[Source data — start]
template <typename T>
hipError_t regrow_dev(T** p, size_t n) {
    if (*p) hipDeviceSynchronize();
    free_dev(*p);
    const hipError_t e = dev_alloc(p, n);
    if (e != hipSuccess) (void)hipGetLastError();
    return e;
// ... 487 lines not shown
        a.init0 = (uint32_t)P.chamfer_init_dist0;
        a.iso_inv_max = 1.0f / mx;
    }
    a.min_edge_distance = P.min_edge_distance; a.stem_valid_thresh = P.stem_valid_thresh;
    a.inv_maxd = (float)(1.0 / sqrt((double)W * W + (double)H * H));
    a.inv_2s2 = 1.0f / (2.0f * P.optimal_distance * P.optimal_distance);
    a.iso_ramp_step = (H > 1) ? (P.iso_ramp_bottom - P.iso_ramp_top) / (float)(H - 1) : 0.0f;
    gaussian1d(P.gaussian_size, a.k1);
    a.gauss_r = P.gaussian_size / 2;
    a.no_skip = h->opt.no_skip;
    a.persist = h->opt.final_persist;
    a.tpw = h->opt.final_tpw;
    a.nt_stores = 0;
    if (pl.near) {
        LG_HIP(h, hipEventSynchronize(h->ev_near));
        a.near_off = h->near_off;
        a.near_total = h->near_off_host[n];
        a.near_tpw = h->opt.final_near;
    }
    {
        ProfScope ps(h, "final", s, true);
        lg_launch_final(a, s, ps.slot ? ps.e0 : nullptr, ps.slot ? ps.e1 : nullptr);
    }
    if (keep) *keep = a;
    return LG_OK;
}

int make_plan(lg_ctx* h, Plan& pl, const float* depth, const uint8_t* mask, int B, int H, int W, const lg_params* pin,
              float* const out_maps[LG_NUM_MAPS], uint8_t* out_valid) {
    if (!depth || !mask || B <= 0 || H < 8 || W < 8 || W > 8192 || H > 16384)
        return fail(h, LG_ERR_INVALID, "bad pointer or shape (need H,W >= 8, W <= 8192)");
    if (pin) pl.P = *pin; else lg_default_params(&pl.P);
// ... 35 lines not shown
    void host(int i) { if (on) t[i] = now(); }
    void mark(int i) { if (gpu) hipEventRecord(ev[i], s); }
    void print(int B) {
        if (!on) return;
        if (gpu) {
            float a[5] = {0};
            for (int i = 1; i <= 4; i++) hipEventElapsedTime(&a[i], ev[START], ev[i]);
            fprintf(stderr, "[lg] gpu timeline (ms since call start): sweeps done %.3f | planes %.3f | topk %.3f | cnn %.3f\n", a[1], a[2],
                    a[3], a[4]);
        }
        fprintf(stderr, "[lg] B=%d enq1 %.3f | wait bits %.3f | orient %.3f | enq2 %.3f | gpu wait %.3f | post %.3f ms\n", B,
                t[ENQ1] - t[START], 0.0, t[ORIENT] - t[ENQ1], t[ENQ2] - t[ORIENT], t[SYNC] - t[ENQ2], now() - t[SYNC]);
    }
};

template <typename AfterPrep>
int enq_front(lg_ctx* h, Plan& pl, hipStream_t s, LgFinalArgs* fargs, Timeline* tl, AfterPrep&& after_prep) {
    pl.near = pl.sparse && h->opt.final_near > 0 && h->opt.subbatch == 0 && h->opt.no_skip == 0;
    int rc = enq_prep(h, pl, 0, pl.B, s, h->ev_prep);
    if (rc) return rc;
    if ((rc = after_prep())) return rc;
    if ((rc = enq_dt(h, pl, 0, pl.B, s))) return rc;
    if ((rc = enq_iso(h, pl, s))) return rc;
    if (tl) { tl->mark(Timeline::SWEEPS); tl->host(Timeline::ENQ1); }
    bool upload_fp = true;
    if ((rc = finish_orient(h, pl, 0, pl.B, &upload_fp))) return rc;
    if (tl) tl->host(Timeline::ORIENT);
    if ((rc = enq_final(h, pl, 0, pl.B, s, upload_fp, fargs))) return rc;
    enq_iso_plane(h, pl, *fargs, s);
    return LG_OK;
}
int nothing_after_prep() { return LG_OK; }

LgFinishArgs finish_args(lg_ctx* h, const Plan& pl, int K, bool use_cnn) {
    LgFinishArgs fa;
    memset(&fa, 0, sizeof(fa));
    fa.bits2 = pl.label_aware ? h->iso_others : nullptr;
    fa.fp = h->fp_dev; fa.bits = h->bits; fa.out = h->res_host_dev ? h->res_host_dev : h->res_dev;
    fa.B = pl.B; fa.H = pl.H; fa.W = pl.W; fa.WW = pl.WW; fa.K = K; fa.use_cnn = use_cnn ? 1 : 0; fa.mask_is_bool = pl.P.mask_is_bool;
    fa.cx = pl.P.cx; fa.cy = pl.P.cy; fa.f = pl.P.f;
    lg_make_se_spans(2 * pl.P.pregrasp_clearance + 1, &fa.se);
    return fa;
// ... 35 lines not shown
    reset_last(h);
    if (pl.label_aware) rc = ensure_iso_ws(h, pl, "lg_select_grasp_labels: label-aware workspace");
    if (!rc && cands) rc = ensure_cand_rows(h, (size_t)B * P.top_k);
    if (rc) return rc;
    const bool use_cnn = h->cnn.loaded;
    const bool prune = use_cnn && !cands && h->opt.cnn_prune && lg_cnn_counts_on_device(&h->cnn);
    if (use_cnn) h->last_scored = (long long)B * P.top_k;
    pl.defer = pl.sparse && h->opt.defer_planes;
    if ((rc = take_planes(h, pl, use_cnn))) return rc;
    const int K = P.top_k;
    const size_t px = (size_t)H * W;
    const int tiles = pl.tiles_x * pl.tiles_y;

    int SB = B;
    if (h->opt.subbatch > 0 && !pl.label_aware) SB = h->opt.subbatch;
    const int nsub = (B + SB - 1) / SB;
    const bool piped = nsub > 1;
    std::vector<LgFinalArgs> fargs((size_t)nsub);
    hipStream_t sD[2] = {piped ? h->s_dt[0] : s, piped ? h->s_dt[1] : s};
    hipStream_t sM = piped ? h->s_main : s, sT = piped ? h->s_topk : s;
    while ((int)h->ev_pool.size() < 6 * nsub) {
        hipEvent_t e;
        LG_HIP(h, hipEventCreateWithFlags(&e, hipEventDisableTiming));
        h->ev_pool.push_back(e);
    }
    auto EV = [&](int k, int which) { return h->ev_pool[6 * k + which]; };
    const LgIsoFields iso = iso_fields(h);
    auto enq_T = [&](int k) {
        const int off = k * SB, n = std::min(SB, B - off);
        ProfScope ps(h, "topk", sT);
        lg_launch_topk(pl.maps[LG_MAP_TRADITIONAL] + off * px, pl.valid + off * px, depth + off * px,
                       h->tilekeys + (size_t)off * tiles, pl.sparse ? h->tile_state + (size_t)off * tiles : nullptr,
                       P.flat_scale, P.w_flat, true, n, H, W, K, P.nms_min_distance,
                       h->cand_xy + (size_t)off * K * 2, h->cand_n + off, h->cand_info + (size_t)off * K * 2, sT,
                       prune ? h->surv_keep + off : nullptr, P.mask_is_bool);
    };
    auto enq_G = [&](int k) -> int {
        const int off = k * SB, n = std::min(SB, B - off);
        if (piped) LG_HIP(h, hipStreamWaitEvent(sM, EV(k, 4), 0));
        if (use_cnn) {
            const int32_t* list = prune ? h->surv_list + (size_t)off * K : nullptr;
            const int32_t* count = prune ? h->surv_count + k : nullptr;
            if (prune) {
                ProfScope ps(h, "survivors", sM);
                lg_launch_survivors(h->surv_keep + off, n, K, h->surv_list + (size_t)off * K, h->surv_slot + (size_t)off * K,
                                    h->surv_count + k, sM);
            }
            {
                ProfScope ps(h, "gather", sM);
                const float* mp[LG_NUM_MAPS];
                for (int i = 0; i < LG_NUM_MAPS; i++) mp[i] = pl.maps[i] ? pl.maps[i] + off * px : nullptr;
                lg_launch_gather(depth + off * px, mask + off * px, mp, pl.sparse ? h->tile_state + (size_t)off * tiles : nullptr,
                                 P.flat_scale, n, H, W, K, h->cand_xy + (size_t)off * K * 2,
                                 h->cand_n + off, h->patches + (size_t)off * K * lg_cnn_halo_patch_floats(), true, sM, list, count,
                                 pl.defer ? &fargs[k] : nullptr, pl.label_aware ? &iso : nullptr);
            }
            std::string err;
            {
                ProfScope ps(h, "cnn", sM);
                int r2 = lg_cnn_run(&h->cnn, h->patches + (size_t)off * K * lg_cnn_halo_patch_floats(), true, n * K, h->logits + (size_t)off * K, sM, &err,
                                    false, count);
                if (r2) return fail(h, r2, err.c_str());
            }
        }
        return LG_OK;
    };
    Timeline tl(h->opt.trace, !piped, s);
    if (!piped) {
        if ((rc = enq_front(h, pl, s, &fargs[0], &tl, nothing_after_prep))) return rc;
        tl.mark(Timeline::PLANES);
        enq_T(0);
        tl.mark(Timeline::TOPK);
    } else {
        LG_HIP(h, hipEventRecord(h->ev_begin, s));
        for (hipStream_t q : {sD[0], sD[1], sM, sT}) LG_HIP(h, hipStreamWaitEvent(q, h->ev_begin, 0));
        if ((rc = enq_prep(h, pl, 0, B, sD[0], h->ev_prep))) return rc;
        LG_HIP(h, hipStreamWaitEvent(sD[1], h->ev_prep, 0));
        for (int k = 0; k < nsub; k++) {
            const int off = k * SB, n = std::min(SB, B - off);
            if ((rc = enq_dt(h, pl, off, n, sD[k & 1]))) return rc;
            LG_HIP(h, hipEventRecord(EV(k, 2), sD[k & 1]));
        }
        tl.host(Timeline::ENQ1);
        bool upload_fp = true;
        if ((rc = finish_orient(h, pl, 0, B, &upload_fp))) return rc;
        tl.host(Timeline::ORIENT);
        for (int k = 0; k < nsub; k++) {
            const int off = k * SB, n = std::min(SB, B - off);
            LG_HIP(h, hipStreamWaitEvent(sM, EV(k, 2), 0));
            if ((rc = enq_final(h, pl, off, n, sM, upload_fp, &fargs[k]))) return rc;
            LG_HIP(h, hipEventRecord(EV(k, 3), sM));
            LG_HIP(h, hipStreamWaitEvent(sT, EV(k, 3), 0));
            enq_T(k);
            LG_HIP(h, hipEventRecord(EV(k, 4), sT));
            if (k >= 1) { rc = enq_G(k - 1); if (rc) return rc; }
        }
    }
    if ((rc = enq_G(nsub - 1))) return rc;
    if (prune) h->last_scored_subs = nsub;
    tl.mark(Timeline::CNN);
    if (piped) {
        for (hipStream_t q : {sD[0], sD[1], sM, sT}) {
            LG_HIP(h, hipEventRecord(EV(0, 5), q));
            LG_HIP(h, hipStreamWaitEvent(s, EV(0, 5), 0));
            LG_HIP(h, hipStreamSynchronize(q));
        }
    }
    {
        LgFinishArgs fa = finish_args(h, pl, K, use_cnn);
        fa.cand_n = h->cand_n; fa.cand_xy = h->cand_xy; fa.cand_info = h->cand_info; fa.logits = h->logits;
        fa.slot = prune ? h->surv_slot : nullptr; fa.slot_frames = SB;
        {
            ProfScope ps(h, "finish", s);
// ... 198 lines not shown
    }
    LgFinishArgs fa = finish_args(h, ps, 1, false);
    fa.cand_n = c.pick.n; fa.cand_xy = c.pick.xy; fa.cand_info = c.pick.info; fa.slot_frames = B;
    {
        ProfScope pf(h, "finish", s);
        lg_launch_finish(fa, s);
    }
    lg_launch_col_rows(c.pick, fa.out, B, s);
    return return_results(h, ps, results, false, "lg_select_grasp_collect", s);
}

}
[Source data — finish]
Whenever a line in the preceding entries includes the word "ProfScope", count it, and state the total alone.

- Your solution: 7